9 tonnes pour un français, soit plus du double de la moyenne mondiale . Et sur le chiffre même des émissions, Yamina Saheb enfonce le clou :

“Ce qui conduit à l’augmentation des températures, ce ne sont pas juste les émissions d’aujourd’hui, mais ce sont les émissions cumulées, et lorsqu’on considère les émissions cumulées, la France fait partie des 20 grands pollueurs au monde !”

Elle est même 8ème , quand les Etats-Unis sont largement largement en tête.
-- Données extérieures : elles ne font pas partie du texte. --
# nicolapiccinelli/libmpc

Hardware: AMD Instinct MI355X
Metric: MPC solves/sec (whole node) + p50 solve latency, quadrotor LMPC N=20 batch=4096 (higher is better)
Workload: dtype f64; 1 GPU; quadrotor_ex.cpp LMPC nx=12 nu=4 ny=12 ph=ch=20, batch 4096 per GPU, SplitMix64 x0/u0/yref (SURVEY 8d), maximum_iteration=250; parallelism=single GPU, rccl_ranks=0, streams=1

## Files before the change

### libmpc_amd/csrc/lmpc_fast.hip

```cpp
#include "lmpc_kernel_common.hpp"
#include <cstddef>
#include <cstdlib>

namespace mpcx {

namespace {

#ifndef MPCX_FAST_PF_MAXCAP
#define MPCX_FAST_PF_MAXCAP 12
#endif
#ifndef MPCX_FAST_RB
#define MPCX_FAST_RB 4
#endif
#ifndef MPCX_FAST_PF
#define MPCX_FAST_PF 4
#endif
constexpr int kFastCap = 16;
#ifndef MPCX_FAST_ADD_THETA_LATE
#define MPCX_FAST_ADD_THETA_LATE 0.02
#endif
#ifndef MPCX_FAST_SAFE_AFTER
#define MPCX_FAST_SAFE_AFTER 12
#endif

template <int CTRL>
__device__ __forceinline__ double dpp_mov_d(double v)
{
    int lo = __double2loint(v), hi = __double2hiint(v);
    lo = __builtin_amdgcn_update_dpp(lo, lo, CTRL, 0xF, 0xF, false);
    hi = __builtin_amdgcn_update_dpp(hi, hi, CTRL, 0xF, 0xF, false);
    return __hiloint2double(hi, lo);
}
__device__ __forceinline__ double wave_max_dpp(double v)
{
    v = fmax(v, dpp_mov_d<0xB1>(v));
    v = fmax(v, dpp_mov_d<0x4E>(v));
    v = fmax(v, dpp_mov_d<0x141>(v));
    v = fmax(v, dpp_mov_d<0x140>(v));
    return fmax(fmax(readlane_d(v, 0), readlane_d(v, 16)), fmax(readlane_d(v, 32), readlane_d(v, 48)));
}

#ifdef MPCX_PROFILE_ROUNDS
#define MPCX_LAP(k) do { const long long now_ = (long long)__builtin_readcyclecounter(); pacc[k] += now_ - plast; plast = now_; } while (0)
#define MPCX_LAP_WAIT(k) do { __builtin_amdgcn_s_waitcnt(0); MPCX_LAP(k); } while (0)
#define MPCX_PROF_ARGS , long long (&pacc)[6], long long &plast
#define MPCX_PROF_PASS , pacc, plast
#else
#define MPCX_LAP(k) do {} while (0)
#define MPCX_LAP_WAIT(k) do {} while (0)
#define MPCX_PROF_ARGS
#define MPCX_PROF_PASS
#endif

template <int CAP, int NLO, int CPZ, int CPG>
__device__ __forceinline__ int ws_solve_reg(const gdp gY, const int ldy, const int ldz, const int na, const int lane_in,
                                            const int *wsidx, const double *wsb, const double *t0s, double *lam,
                                            const unsigned (&offz)[CPZ], const unsigned (&offg)[CPG],
                                            double (&wv)[2 * CPZ], double (&gw)[2 * CPG], double &lmax MPCX_PROF_ARGS)
{
    constexpr int PF = CAP > MPCX_FAST_PF_MAXCAP ? 0 : (CAP < MPCX_FAST_PF ? CAP : MPCX_FAST_PF);
    int lane = lane_in;
    asm volatile("" : "+v"(lane));
    const bool real = lane < na;
    const int li = real ? lane : 0;
    const int qi = wsidx[li];
    int qc[CAP];
#pragma unroll
    for (int c = 0; c < CAP; ++c) qc[c] = __builtin_amdgcn_readfirstlane(wsidx[(c < NLO || c < na) ? c : 0]);
    double Sr[CAP];
    const unsigned rowoff = (unsigned)(qi * ldy) * 8u;
    const char MPCX_GAS *const gYb = reinterpret_cast<const char MPCX_GAS *>(gY);
    auto y_at = [&](unsigned off) { return *reinterpret_cast<gdp>(gYb + off); };
    auto row_ld2 = [&](int q, unsigned off) { return *reinterpret_cast<const d2 MPCX_GAS *>(gYb + (unsigned)(q * ldy) * 8u + off); };
#pragma unroll
    for (int c = 0; c < CAP; ++c) Sr[c] = y_at(rowoff + (unsigned)qc[c] * 8u);
    const double dg = y_at(rowoff + (unsigned)qi * 8u);
    d2 pz[PF > 0 ? PF : 1][CPZ], pg[PF > 0 ? PF : 1][CPG];
#pragma unroll
    for (int u = 0; u < PF; ++u) {
#pragma unroll
        for (int c = 0; c < CPZ; ++c) pz[u][c] = row_ld2(qc[u], offz[c]);
#pragma unroll
        for (int c = 0; c < CPG; ++c) pg[u][c] = row_ld2(qc[u], offg[c]);
    }
    double y = real ? t0s[qi < ldz ? qi : qi - ldz + 128 * CPZ] - wsb[li] : 0.0;
    MPCX_LAP_WAIT(1);
    if (!real) {
#pragma unroll
        for (int c = 0; c < CAP; ++c) Sr[c] = 0.0;
    }
#pragma unroll
    for (int c = NLO; c < CAP; ++c) if (c >= na) Sr[c] = lane == c ? 1.0 : 0.0;
    const double pthr = 1e-11 * (real ? dg : 1.0);
    double mydinv = 1.0;
    unsigned long long dep = 0ull;
#pragma unroll
    for (int k = 0; k < CAP; ++k) {
        dep |= __ballot(!(Sr[k] > pthr)) & (1ull << k);
        const double rinv = pivot_rcp(readlane_d(Sr[k], k));
        double pj[CAP];
#pragma unroll
        for (int j = k + 1; j < CAP; ++j) pj[j] = readlane_d(Sr[j], k);
        const double py = readlane_d(y, k);
        if (lane == k) mydinv = rinv;
        else {
            const double m = Sr[k] * rinv;
#pragma unroll
            for (int j = k + 1; j < CAP; ++j) Sr[j] = fma(-m, pj[j], Sr[j]);
            y = fma(-m, py, y);
        }
    }
    MPCX_LAP(2);
    if (dep != 0ull) return (int)__builtin_ctzll(dep);
    y *= mydinv;
    if (real) lam[lane] = y;
#pragma unroll
    for (int c = 0; c < CPZ; ++c) {
        const double2 v = *reinterpret_cast<const double2 *>(t0s + 128 * c + 2 * lane);
        wv[2 * c] = v.x; wv[2 * c + 1] = v.y;
    }
#pragma unroll
    for (int c = 0; c < CPG; ++c) {
        const double2 v = *reinterpret_cast<const double2 *>(t0s + 128 * CPZ + 128 * c + 2 * lane);
        gw[2 * c] = v.x; gw[2 * c + 1] = v.y;
    }
    double lm = 0.0;
#pragma unroll
    for (int a = 0; a < PF; ++a) {
        const double la = readlane_d(y, a);
        lm = fmax(lm, fabs(la));
#pragma unroll
        for (int c = 0; c < CPZ; ++c) { wv[2 * c] = fma(-la, pz[a][c].x, wv[2 * c]); wv[2 * c + 1] = fma(-la, pz[a][c].y, wv[2 * c + 1]); }
#pragma unroll
        for (int c = 0; c < CPG; ++c) { gw[2 * c] = fma(-la, pg[a][c].x, gw[2 * c]); gw[2 * c + 1] = fma(-la, pg[a][c].y, gw[2 * c + 1]); }
    }
    if constexpr (CAP > PF) {
        constexpr int RB = CAP - PF < MPCX_FAST_RB ? CAP - PF : MPCX_FAST_RB;
        int again = 0;
        asm volatile("" : "+s"(again));
        const int *wsidx_again = wsidx + again;
#pragma unroll
        for (int a0 = PF; a0 < CAP; a0 += RB) {
            if (a0 < na) {
                d2 mz[RB][CPZ], mgv[RB][CPG];
#pragma unroll
                for (int u = 0; u < RB; ++u) {
                    const int cu = a0 + u < CAP ? a0 + u : 0;
                    const int q = __builtin_amdgcn_readfirstlane(wsidx_again[(cu < NLO || cu < na) ? cu : 0]);
#pragma unroll
                    for (int c = 0; c < CPZ; ++c) mz[u][c] = row_ld2(q, offz[c]);
#pragma unroll
                    for (int c = 0; c < CPG; ++c) mgv[u][c] = row_ld2(q, offg[c]);
                }
#pragma unroll
                for (int u = 0; u < RB; ++u) {
                    if (a0 + u < CAP) {
                        const double la = readlane_d(y, a0 + u < CAP ? a0 + u : 0);
                        lm = fmax(lm, fabs(la));
#pragma unroll
                        for (int c = 0; c < CPZ; ++c) { wv[2 * c] = fma(-la, mz[u][c].x, wv[2 * c]); wv[2 * c + 1] = fma(-la, mz[u][c].y, wv[2 * c + 1]); }
#pragma unroll
                        for (int c = 0; c < CPG; ++c) { gw[2 * c] = fma(-la, mgv[u][c].x, gw[2 * c]); gw[2 * c + 1] = fma(-la, mgv[u][c].y, gw[2 * c + 1]); }
                    }
                }
            }
        }
    }
    lmax = lm;
    return -1;
}

template <int CPZ, int CPG>
__device__ __forceinline__ void fast_init_pads(double *slice, const int ldz, const int ldg, const int lane)
{
    constexpr int ZP = 128 * CPZ, GPD = 128 * CPG;
    const double INF = __builtin_huge_val();
    double *t0s = slice, *gt0s = t0s + ZP, *lgs = gt0s + GPD, *ugs = lgs + GPD, *fs = ugs + GPD, *lam = fs + ZP + 2;
#pragma unroll
    for (int c = 0; c < CPZ; ++c) {
        const int e = 128 * c + 2 * lane;
        if (e >= ldz) { *reinterpret_cast<double2 *>(t0s + e) = make_double2(0.0, 0.0); *reinterpret_cast<double2 *>(fs + e) = make_double2(0.0, 0.0); }
    }
#pragma unroll
    for (int c = 0; c < CPG; ++c) {
        const int r = 128 * c + 2 * lane;
        if (r >= ldg) {
            *reinterpret_cast<double2 *>(gt0s + r) = make_double2(0.0, 0.0);
            *reinterpret_cast<double2 *>(lgs + r) = make_double2(-INF, -INF);
            *reinterpret_cast<double2 *>(ugs + r) = make_double2(INF, INF);
        }
    }
    if (lane == 0) { lam[kFastCap] = 0.0; lam[kFastCap + 1] = 0.0; }
}

template <int CPZ, int CPG> constexpr int fast_slice_fixed() { return 2 * 128 * CPZ + 3 * 128 * CPG + 2 + 2 * (kFastCap + 2) + (kFastCap + 2) / 2 + 1; }
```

Et c’est là que certains diront « oui mais alors pourquoi on devrait arrêter de voyager, de prendre l’avion, la voiture, arrêter de faire les magasins, de manger de la viande, quand les américains, eux, ils polluent à fond ? » Réponse d’Alexandre Magnan :

“Bien sûr qu’à l’échelle globale, il y a certains pays qui vont devoir évidemment plus contribuer. L’enjeu de fond c’est que tout le monde fasse le maximum d’efforts possibles, parce que si on répartit juste le gâteau en fonction de sa responsabilité, tout le monde va être dans la panade. C’est irresponsable de réfléchir comme ça.”

Parce qu’il y a des risques, les effets en cascade, les décisions des uns se répercutent sur les autres, en sachant qu’en France aussi on subit déjà largement les effets du changement climatique et ce n’est que le début...

“Le risque de ce genre d’argument, c’est de réduire encore plus le niveau d’ambitions qui n’est déjà pas bon, ça c’est le risque politique. Mais le risque réel, c’est de contribuer encore plus, d’alourdir encore notre dette écologique, et d’avoir encore plus d’impacts du changement climatique. C’est la fin de la vie sur Terre : le changement climatique c’est ça, c’est la mort.”

La France par ailleurs a un poids diplomatique , un poids en Europe qui pèse lourd dans les émissions, un poids symbolique en ayant porté l’Accord de Paris, elle se doit donc d’être exemplaire et moteur. Céline Guivarch conclue:

“Arrêtons de nous trouver des prétextes”

D’autres scientifiques le disent, Valérie Masson Delmotte en particulier. Elle a fait tout un fil Twitter sur le sujet et glisse également de tourner les choses en dérision. Après tout, avoir même pas 1% de chance de gagner au Loto mais plutôt 0,000001% n'empêche pas les gens d'y jouer. Ils y croient. Souvenez-vous du slogan. Ces 1%, donc, ne doivent pas nous empêcher de se bouger, à tous les niveaux, bien au contraire.